Exercise brief
Your answer is one number, how many lines in the entries include "else".

Dataset entries:
□ □ □
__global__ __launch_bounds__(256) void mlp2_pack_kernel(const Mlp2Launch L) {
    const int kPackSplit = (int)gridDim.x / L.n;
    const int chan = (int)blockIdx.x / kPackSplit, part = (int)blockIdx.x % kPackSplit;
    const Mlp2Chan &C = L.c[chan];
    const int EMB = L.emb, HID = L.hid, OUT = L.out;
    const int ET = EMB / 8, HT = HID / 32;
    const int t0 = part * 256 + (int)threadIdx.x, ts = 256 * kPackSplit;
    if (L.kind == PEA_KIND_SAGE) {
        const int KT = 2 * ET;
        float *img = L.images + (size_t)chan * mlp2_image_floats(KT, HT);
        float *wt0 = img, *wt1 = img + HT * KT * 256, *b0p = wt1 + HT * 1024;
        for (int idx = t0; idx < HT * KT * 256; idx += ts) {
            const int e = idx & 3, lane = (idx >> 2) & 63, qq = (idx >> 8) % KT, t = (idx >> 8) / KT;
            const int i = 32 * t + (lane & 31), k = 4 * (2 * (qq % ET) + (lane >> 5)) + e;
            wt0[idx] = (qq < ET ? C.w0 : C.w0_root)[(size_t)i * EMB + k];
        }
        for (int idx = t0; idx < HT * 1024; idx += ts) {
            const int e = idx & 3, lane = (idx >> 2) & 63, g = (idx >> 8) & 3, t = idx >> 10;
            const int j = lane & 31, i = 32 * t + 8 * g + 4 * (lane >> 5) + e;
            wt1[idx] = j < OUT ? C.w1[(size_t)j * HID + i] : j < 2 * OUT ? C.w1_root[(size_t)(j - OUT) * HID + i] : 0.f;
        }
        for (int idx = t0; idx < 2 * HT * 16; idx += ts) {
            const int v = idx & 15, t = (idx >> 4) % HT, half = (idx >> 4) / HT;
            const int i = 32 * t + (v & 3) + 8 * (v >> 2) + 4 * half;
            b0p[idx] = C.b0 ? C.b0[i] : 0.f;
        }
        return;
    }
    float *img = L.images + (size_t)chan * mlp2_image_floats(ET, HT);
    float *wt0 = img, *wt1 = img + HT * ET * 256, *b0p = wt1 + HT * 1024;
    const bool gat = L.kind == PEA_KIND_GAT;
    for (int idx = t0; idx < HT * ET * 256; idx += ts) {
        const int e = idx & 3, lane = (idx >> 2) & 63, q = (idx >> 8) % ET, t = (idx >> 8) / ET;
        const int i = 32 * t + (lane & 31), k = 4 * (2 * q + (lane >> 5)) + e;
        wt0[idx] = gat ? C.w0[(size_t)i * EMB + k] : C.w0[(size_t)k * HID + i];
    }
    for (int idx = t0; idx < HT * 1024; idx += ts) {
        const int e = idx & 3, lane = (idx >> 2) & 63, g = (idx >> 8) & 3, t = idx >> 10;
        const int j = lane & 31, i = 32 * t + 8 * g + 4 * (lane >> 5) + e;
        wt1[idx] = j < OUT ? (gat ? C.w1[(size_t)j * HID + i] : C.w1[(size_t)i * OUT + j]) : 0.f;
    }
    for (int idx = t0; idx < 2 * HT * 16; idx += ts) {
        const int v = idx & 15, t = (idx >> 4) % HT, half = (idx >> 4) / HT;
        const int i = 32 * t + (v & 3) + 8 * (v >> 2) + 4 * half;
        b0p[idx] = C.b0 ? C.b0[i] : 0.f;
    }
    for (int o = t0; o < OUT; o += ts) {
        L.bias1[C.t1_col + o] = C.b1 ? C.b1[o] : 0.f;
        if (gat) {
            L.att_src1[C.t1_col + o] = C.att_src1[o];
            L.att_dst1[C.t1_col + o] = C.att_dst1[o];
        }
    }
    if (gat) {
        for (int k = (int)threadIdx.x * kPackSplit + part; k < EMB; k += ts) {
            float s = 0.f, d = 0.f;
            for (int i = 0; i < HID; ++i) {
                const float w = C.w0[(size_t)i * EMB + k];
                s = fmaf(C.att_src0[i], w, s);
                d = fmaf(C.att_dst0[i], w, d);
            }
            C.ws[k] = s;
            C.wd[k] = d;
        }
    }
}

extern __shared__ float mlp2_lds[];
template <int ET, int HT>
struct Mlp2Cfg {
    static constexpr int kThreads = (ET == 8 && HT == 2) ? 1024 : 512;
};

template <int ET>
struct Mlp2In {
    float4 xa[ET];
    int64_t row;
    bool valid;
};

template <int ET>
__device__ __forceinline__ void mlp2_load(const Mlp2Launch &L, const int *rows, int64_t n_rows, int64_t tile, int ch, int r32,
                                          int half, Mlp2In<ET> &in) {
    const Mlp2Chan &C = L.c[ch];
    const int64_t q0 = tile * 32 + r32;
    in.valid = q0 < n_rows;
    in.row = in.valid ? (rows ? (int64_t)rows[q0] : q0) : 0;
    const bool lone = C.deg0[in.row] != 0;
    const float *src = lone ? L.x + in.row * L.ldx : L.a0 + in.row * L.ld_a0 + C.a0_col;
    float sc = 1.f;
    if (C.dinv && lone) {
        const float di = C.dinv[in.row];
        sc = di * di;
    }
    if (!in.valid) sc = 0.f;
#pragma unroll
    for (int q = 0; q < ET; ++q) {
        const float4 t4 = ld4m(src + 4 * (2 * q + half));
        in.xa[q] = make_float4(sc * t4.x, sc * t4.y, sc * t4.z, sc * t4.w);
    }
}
□ □ □
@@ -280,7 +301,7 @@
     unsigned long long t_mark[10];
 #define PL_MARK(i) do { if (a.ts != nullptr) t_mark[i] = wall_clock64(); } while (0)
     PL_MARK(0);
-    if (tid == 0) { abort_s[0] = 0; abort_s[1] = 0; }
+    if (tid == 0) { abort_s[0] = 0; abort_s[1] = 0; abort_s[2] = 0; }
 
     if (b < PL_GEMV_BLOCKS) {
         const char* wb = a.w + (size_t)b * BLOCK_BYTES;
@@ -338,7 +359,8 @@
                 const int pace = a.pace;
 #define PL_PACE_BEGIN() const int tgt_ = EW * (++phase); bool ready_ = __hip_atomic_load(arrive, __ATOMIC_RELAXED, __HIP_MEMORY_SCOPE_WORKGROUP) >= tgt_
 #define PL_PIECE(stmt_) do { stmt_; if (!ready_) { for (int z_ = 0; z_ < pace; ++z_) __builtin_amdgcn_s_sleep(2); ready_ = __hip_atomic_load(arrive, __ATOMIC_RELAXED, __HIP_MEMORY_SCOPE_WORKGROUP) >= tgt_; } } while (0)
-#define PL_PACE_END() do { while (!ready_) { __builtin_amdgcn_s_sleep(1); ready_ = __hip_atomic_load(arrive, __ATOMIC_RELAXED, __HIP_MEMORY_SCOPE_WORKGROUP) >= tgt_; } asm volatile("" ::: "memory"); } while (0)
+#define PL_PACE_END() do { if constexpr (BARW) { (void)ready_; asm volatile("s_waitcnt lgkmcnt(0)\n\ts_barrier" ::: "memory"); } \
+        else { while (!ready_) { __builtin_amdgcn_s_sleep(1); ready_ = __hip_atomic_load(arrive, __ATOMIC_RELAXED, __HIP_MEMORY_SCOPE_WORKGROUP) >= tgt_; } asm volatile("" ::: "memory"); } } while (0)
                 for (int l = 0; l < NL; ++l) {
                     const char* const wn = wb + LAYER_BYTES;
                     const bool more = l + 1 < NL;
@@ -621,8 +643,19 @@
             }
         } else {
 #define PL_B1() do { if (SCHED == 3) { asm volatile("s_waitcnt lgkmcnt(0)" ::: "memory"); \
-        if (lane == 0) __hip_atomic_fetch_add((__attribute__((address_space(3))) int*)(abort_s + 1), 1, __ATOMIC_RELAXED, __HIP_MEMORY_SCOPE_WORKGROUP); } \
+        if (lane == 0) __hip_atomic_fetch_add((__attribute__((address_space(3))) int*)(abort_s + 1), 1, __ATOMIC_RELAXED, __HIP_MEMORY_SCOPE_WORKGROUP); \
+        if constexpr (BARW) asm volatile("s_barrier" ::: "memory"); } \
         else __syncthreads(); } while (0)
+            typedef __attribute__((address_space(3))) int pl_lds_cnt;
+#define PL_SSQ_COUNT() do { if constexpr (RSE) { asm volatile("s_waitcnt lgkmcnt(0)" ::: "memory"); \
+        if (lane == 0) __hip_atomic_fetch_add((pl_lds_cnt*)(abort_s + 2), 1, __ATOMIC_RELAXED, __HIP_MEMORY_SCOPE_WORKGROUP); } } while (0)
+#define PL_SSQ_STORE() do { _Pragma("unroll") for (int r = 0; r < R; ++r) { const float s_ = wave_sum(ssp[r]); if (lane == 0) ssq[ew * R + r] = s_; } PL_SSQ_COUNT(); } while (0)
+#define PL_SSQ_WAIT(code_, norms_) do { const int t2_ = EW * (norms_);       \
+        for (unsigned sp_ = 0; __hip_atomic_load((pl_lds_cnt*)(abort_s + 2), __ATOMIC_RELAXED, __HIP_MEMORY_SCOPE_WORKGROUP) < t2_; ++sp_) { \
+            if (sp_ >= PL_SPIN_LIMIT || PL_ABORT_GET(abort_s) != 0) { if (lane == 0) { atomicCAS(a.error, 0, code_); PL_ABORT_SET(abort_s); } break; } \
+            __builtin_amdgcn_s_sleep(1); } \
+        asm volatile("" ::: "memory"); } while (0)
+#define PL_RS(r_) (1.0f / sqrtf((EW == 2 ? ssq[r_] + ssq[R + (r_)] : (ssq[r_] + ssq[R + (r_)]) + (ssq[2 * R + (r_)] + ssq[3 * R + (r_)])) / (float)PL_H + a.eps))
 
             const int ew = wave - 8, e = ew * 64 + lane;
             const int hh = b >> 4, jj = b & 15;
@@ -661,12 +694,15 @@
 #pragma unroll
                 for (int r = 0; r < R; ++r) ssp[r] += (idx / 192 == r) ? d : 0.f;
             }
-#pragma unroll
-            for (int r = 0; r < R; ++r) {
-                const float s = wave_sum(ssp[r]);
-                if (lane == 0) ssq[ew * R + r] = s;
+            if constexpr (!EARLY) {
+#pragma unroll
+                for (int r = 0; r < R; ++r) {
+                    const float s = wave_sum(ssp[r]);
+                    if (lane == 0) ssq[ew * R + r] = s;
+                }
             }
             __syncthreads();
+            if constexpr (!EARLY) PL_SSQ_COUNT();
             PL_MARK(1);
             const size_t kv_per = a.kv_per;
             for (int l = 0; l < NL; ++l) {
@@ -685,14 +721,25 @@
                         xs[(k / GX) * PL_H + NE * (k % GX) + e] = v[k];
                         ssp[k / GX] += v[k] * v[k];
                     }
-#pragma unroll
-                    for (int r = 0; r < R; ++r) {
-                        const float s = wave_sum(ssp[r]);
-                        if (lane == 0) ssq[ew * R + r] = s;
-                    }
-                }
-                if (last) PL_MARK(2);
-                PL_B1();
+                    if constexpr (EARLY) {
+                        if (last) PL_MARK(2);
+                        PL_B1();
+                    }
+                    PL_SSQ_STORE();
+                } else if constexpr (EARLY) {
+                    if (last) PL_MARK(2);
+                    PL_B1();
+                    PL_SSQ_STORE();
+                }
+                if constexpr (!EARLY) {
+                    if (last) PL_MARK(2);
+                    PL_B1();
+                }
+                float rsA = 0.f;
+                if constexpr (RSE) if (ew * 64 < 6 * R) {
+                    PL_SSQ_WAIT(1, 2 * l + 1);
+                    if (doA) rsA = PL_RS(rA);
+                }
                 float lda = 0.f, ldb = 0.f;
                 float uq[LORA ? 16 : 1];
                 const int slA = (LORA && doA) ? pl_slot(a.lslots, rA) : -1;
□ □ □
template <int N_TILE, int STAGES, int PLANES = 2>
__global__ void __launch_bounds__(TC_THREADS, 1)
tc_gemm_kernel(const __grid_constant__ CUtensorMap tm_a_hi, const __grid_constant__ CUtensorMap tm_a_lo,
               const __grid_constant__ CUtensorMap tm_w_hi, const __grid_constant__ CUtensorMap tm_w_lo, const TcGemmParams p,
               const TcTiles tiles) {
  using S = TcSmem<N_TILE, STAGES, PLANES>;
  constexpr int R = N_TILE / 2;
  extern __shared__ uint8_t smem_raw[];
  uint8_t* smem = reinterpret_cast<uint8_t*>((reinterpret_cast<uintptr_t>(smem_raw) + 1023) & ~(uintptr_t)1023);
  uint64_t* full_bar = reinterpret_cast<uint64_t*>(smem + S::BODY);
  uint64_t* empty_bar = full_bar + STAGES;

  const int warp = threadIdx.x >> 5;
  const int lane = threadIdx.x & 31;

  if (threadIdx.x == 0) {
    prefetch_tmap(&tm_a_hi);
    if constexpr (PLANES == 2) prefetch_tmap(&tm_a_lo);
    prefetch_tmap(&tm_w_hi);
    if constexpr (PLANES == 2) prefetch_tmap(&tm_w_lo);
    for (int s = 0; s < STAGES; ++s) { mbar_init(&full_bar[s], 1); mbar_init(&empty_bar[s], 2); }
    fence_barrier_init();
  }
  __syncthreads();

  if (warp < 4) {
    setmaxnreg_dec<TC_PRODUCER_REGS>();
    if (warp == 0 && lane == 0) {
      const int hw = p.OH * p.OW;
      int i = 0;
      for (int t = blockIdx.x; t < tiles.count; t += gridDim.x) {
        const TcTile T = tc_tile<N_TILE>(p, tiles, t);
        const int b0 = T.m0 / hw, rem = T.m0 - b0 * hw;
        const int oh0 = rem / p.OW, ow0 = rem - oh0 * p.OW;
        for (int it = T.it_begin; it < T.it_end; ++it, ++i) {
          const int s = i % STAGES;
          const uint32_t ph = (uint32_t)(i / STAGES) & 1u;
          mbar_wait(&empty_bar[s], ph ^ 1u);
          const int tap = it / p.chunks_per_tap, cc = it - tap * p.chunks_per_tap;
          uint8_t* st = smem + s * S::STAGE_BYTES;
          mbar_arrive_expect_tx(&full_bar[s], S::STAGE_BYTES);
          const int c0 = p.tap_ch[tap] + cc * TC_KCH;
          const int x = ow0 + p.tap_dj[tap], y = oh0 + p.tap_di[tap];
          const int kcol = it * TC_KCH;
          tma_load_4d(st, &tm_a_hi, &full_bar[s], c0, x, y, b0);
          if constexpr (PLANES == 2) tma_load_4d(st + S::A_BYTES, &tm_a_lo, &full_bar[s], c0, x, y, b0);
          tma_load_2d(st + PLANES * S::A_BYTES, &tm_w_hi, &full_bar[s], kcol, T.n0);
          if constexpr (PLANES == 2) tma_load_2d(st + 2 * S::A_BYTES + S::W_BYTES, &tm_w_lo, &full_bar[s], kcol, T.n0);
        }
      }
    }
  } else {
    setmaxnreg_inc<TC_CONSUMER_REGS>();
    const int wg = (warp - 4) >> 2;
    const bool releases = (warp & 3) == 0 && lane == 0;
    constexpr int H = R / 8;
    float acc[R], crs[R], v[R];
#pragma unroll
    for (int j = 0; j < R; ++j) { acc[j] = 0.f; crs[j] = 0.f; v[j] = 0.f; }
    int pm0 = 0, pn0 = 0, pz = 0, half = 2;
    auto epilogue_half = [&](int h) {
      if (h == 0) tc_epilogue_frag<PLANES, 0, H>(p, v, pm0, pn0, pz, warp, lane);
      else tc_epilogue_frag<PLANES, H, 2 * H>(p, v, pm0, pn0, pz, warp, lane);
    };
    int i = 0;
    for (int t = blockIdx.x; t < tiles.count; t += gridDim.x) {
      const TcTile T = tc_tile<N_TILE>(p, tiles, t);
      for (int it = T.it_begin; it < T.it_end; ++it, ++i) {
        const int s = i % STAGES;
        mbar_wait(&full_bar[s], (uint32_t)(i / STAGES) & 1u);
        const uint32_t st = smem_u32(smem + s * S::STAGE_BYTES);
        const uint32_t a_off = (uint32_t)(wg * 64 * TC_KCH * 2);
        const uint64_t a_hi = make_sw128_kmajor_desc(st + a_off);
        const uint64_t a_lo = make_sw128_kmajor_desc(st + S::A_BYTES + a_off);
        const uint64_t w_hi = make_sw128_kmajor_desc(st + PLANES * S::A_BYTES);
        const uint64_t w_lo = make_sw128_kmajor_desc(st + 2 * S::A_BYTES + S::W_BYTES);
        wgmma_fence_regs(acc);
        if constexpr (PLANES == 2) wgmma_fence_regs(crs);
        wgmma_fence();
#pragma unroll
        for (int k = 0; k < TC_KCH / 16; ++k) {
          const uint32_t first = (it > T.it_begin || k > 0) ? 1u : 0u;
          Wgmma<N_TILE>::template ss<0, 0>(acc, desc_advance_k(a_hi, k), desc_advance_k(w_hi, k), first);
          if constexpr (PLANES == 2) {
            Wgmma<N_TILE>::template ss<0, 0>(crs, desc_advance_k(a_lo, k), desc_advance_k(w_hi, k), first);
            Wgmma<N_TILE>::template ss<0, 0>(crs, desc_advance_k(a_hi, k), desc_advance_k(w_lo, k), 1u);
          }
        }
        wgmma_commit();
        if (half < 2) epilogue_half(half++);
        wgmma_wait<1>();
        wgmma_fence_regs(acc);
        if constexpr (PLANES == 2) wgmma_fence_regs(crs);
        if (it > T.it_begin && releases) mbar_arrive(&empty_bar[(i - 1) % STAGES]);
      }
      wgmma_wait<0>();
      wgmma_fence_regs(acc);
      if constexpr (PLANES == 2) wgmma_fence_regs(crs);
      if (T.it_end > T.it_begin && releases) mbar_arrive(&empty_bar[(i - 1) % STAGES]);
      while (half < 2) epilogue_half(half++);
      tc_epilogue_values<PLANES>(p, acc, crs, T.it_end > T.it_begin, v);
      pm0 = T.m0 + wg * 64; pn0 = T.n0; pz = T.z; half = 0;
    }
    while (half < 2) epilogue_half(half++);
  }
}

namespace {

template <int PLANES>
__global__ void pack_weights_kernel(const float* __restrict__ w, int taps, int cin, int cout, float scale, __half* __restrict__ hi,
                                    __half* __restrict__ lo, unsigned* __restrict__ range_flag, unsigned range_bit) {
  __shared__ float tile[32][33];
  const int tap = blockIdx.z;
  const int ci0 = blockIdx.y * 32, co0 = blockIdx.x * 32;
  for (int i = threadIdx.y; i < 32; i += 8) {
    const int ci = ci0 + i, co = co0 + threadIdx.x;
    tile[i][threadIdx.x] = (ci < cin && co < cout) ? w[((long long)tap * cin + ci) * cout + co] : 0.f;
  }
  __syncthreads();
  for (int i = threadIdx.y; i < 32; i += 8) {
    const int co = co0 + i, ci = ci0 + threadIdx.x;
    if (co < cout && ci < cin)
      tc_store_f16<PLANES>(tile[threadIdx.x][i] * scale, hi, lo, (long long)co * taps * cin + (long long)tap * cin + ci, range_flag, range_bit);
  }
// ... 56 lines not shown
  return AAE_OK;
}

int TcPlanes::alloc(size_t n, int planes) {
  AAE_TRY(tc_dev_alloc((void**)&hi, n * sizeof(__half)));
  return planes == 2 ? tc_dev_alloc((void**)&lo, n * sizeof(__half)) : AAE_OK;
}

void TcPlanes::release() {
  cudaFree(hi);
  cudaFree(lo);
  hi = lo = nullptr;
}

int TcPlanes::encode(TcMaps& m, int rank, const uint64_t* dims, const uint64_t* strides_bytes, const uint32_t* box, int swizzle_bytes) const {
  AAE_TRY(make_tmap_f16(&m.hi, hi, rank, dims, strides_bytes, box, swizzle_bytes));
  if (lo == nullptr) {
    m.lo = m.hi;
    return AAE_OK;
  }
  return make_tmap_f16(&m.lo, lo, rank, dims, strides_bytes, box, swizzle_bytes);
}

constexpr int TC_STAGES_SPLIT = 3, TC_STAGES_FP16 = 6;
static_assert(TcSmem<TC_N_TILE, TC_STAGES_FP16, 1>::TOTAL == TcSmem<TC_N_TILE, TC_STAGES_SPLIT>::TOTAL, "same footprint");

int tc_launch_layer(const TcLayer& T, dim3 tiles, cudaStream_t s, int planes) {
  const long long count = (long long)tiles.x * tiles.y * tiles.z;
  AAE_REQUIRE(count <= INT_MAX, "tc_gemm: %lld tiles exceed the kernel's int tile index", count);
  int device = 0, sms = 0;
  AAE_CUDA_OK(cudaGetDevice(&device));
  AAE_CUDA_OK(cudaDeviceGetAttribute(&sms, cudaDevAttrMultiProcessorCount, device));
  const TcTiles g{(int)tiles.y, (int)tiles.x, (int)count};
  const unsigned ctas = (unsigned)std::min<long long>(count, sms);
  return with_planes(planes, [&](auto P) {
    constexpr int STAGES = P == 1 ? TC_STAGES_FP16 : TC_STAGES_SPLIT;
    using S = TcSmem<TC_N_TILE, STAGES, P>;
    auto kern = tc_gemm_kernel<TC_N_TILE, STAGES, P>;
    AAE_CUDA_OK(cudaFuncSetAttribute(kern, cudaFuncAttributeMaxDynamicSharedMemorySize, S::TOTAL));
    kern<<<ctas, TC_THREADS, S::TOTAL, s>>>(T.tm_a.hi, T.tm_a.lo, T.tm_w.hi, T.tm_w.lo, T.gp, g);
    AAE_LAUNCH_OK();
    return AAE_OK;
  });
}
□ □ □
Response below
6